In case anyone's interested in some quick internal benchmarking of GPT-4o for legal tasks: in early results, GPT 4o does seem to be (at least) as accurate as GPT 4 Turbo, and it is much, much faster.
I'm sure everyone saw that OpenAI announced their latest model, GPT-4o, yesterday - touting it as "as smart as GPT-4-Turbo and much more efficient." After some initial testing on legal tasks, those claims appear to be justified.
First, GPT-4o is FAST.? Like, damn fast. GPT-4o appears to be at least twice as fast as GPT-4-Turbo and Claude Opus, and even significantly faster than Claude Sonnet. It still trails Claude Haiku in my testing, but with far more usable results. (Poor Haiku can be pretty dim-witted on all but the most basic tasks).
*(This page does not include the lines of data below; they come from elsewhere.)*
#define CVAE_TRACE_MAX_TENSORS 32
typedef struct cvae_tensor_stat {
    double   g2, p2, u2;
    float    gmax, pmax;
    uint32_t g_nonfinite, p_nonfinite;
    int64_t  step;
} cvae_tensor_stat;
int cvae_tensor_stats(cvae_handle h, const float* params, const float* grads, const float* exp_avg, const float* exp_avg_sq,
                      int64_t n, int32_t n_tensors, const int64_t* begin, const int64_t* end ,
                      int64_t step, float lr, float beta1, float beta2, float eps, float grad_scale,
                      const void* guard_state_or_null, cvae_tensor_stat* out, void* scratch, void* stream);
int64_t cvae_tensor_stats_scratch_bytes(int32_t n_tensors, const int64_t* begin, const int64_t* end);
int cvae_tensor_stats_plan(int32_t n_tensors, const int64_t* begin, const int64_t* end,
                           int32_t* chunk, int32_t* items, int32_t* grid);

int32_t cvae_critic_param_count(void);
int cvae_critic_forward(cvae_handle h, int32_t batch, const float* x, const float* critic_params,
                        float* pred, void* stream);

#define CVAE_CRITIC_KEEP      800
#define CVAE_CRITIC_DECISIONS 11072
enum { CVAE_CRITIC_LOSS_BCE = 0, CVAE_CRITIC_LOSS_MSE = 1 };
int64_t cvae_critic_train_floats(void);
int64_t cvae_critic_grad_scratch_bytes(cvae_handle h, int32_t batch);
int cvae_critic_grad(cvae_handle h, int32_t batch, const float* x, const float* target, const uint8_t* keep_or_null,
                     float dropout_p, int32_t loss_kind, const float* critic_params, float* grads, float* pred,
                     float* loss_scalars, uint8_t* decisions_or_null, void* scratch, void* stream);

#define CVAE_CRITIC_SCORE_COLS 8
#define CVAE_CRITIC_SCORE_STATE_DOUBLES 40
int64_t cvae_critic_score_state_bytes(void);
int64_t cvae_critic_score_scratch_bytes(cvae_handle h, int32_t batch);
int cvae_critic_score_init(cvae_handle h, void* state, void* stream);
int cvae_critic_score(cvae_handle h, int32_t batch, const uint8_t* frames_hwc, const float* targets, int64_t n_frames,
                      const int64_t* idx_or_null, const float* critic_params, float* per_frame_or_null,
                      void* state_or_null, void* scratch, void* stream);

#define CVAE_CRITIC_IG_MAX_STEPS 256
int cvae_critic_collect(cvae_handle h, int32_t batch, const float* x, const float* critic_params, float* pred,
                        float* e1_or_null, float* e2_or_null, float* e3_or_null, float* e4_or_null, float* e5_or_null,
                        void* stream);
int cvae_critic_saliency(cvae_handle h, int32_t batch, const float* x, const float* critic_params, int32_t steps,
                         float* pred, float* grad_or_null, float* map, float* max_values, uint8_t* decisions_or_null,
                         void* stream);
int cvae_critic_occlusion(cvae_handle h, int32_t batch, const float* x, const float* critic_params, int32_t patch,
                          float fill_r, float fill_g, float fill_b, float* pred, float* drop, float* map,
                          float* max_values, void* stream);
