__device__ __forceinline__ uint32_t wave_incl_scan(uint32_t v, uint32_t) {
    v += (uint32_t)__builtin_amdgcn_update_dpp(0, (int)v, 0x111, 0xf, 0xf, false);
    v += (uint32_t)__builtin_amdgcn_update_dpp(0, (int)v, 0x112, 0xf, 0xf, false);
    v += (uint32_t)__builtin_amdgcn_update_dpp(0, (int)v, 0x114, 0xf, 0xf, false);
    v += (uint32_t)__builtin_amdgcn_update_dpp(0, (int)v, 0x118, 0xf, 0xf, false);
    v += (uint32_t)__builtin_amdgcn_update_dpp(0, (int)v, 0x142, 0xa, 0xf, false);
    v += (uint32_t)__builtin_amdgcn_update_dpp(0, (int)v, 0x143, 0xc, 0xf, false);
    return v;
}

More impressively, though, GPT-4o also seems to be (at least) as accurate as GPT-4-Turbo - in fact, in some of my early tests it outperformed both GPT-4-Turbo and (more surprisingly, in my mind) Claude on some of the more difficult analysis tasks.
I'll admit, this was surprising to me: I would have thought those sweet speed increases would have resulted in at least some drop off in quality. Very impressive results, all in all.
I would note these initial results are from a fairly small dataset run (basic issue analysis tasks across 15 COIs - if anyone would like to know more, feel free to drop me a line).
I'd also note that - consistent with the "friendly" introduction demos by OpenAI - GPT-4o seems to often give more extraneous, "chatty" output ("This should be an accurate and complete summary based on the document provided. Let me know if you have any other questions!"). This kind of output is pretty typical in ChatGPT, but in my experience it's less common when accessing?models through the API. For use cases where this might be an issue, you'll need to do some extra prompt work to address this (and doing so could affect overall accuracy to some extent, although probably not significantly).
Would love to hear everyone's first impressions.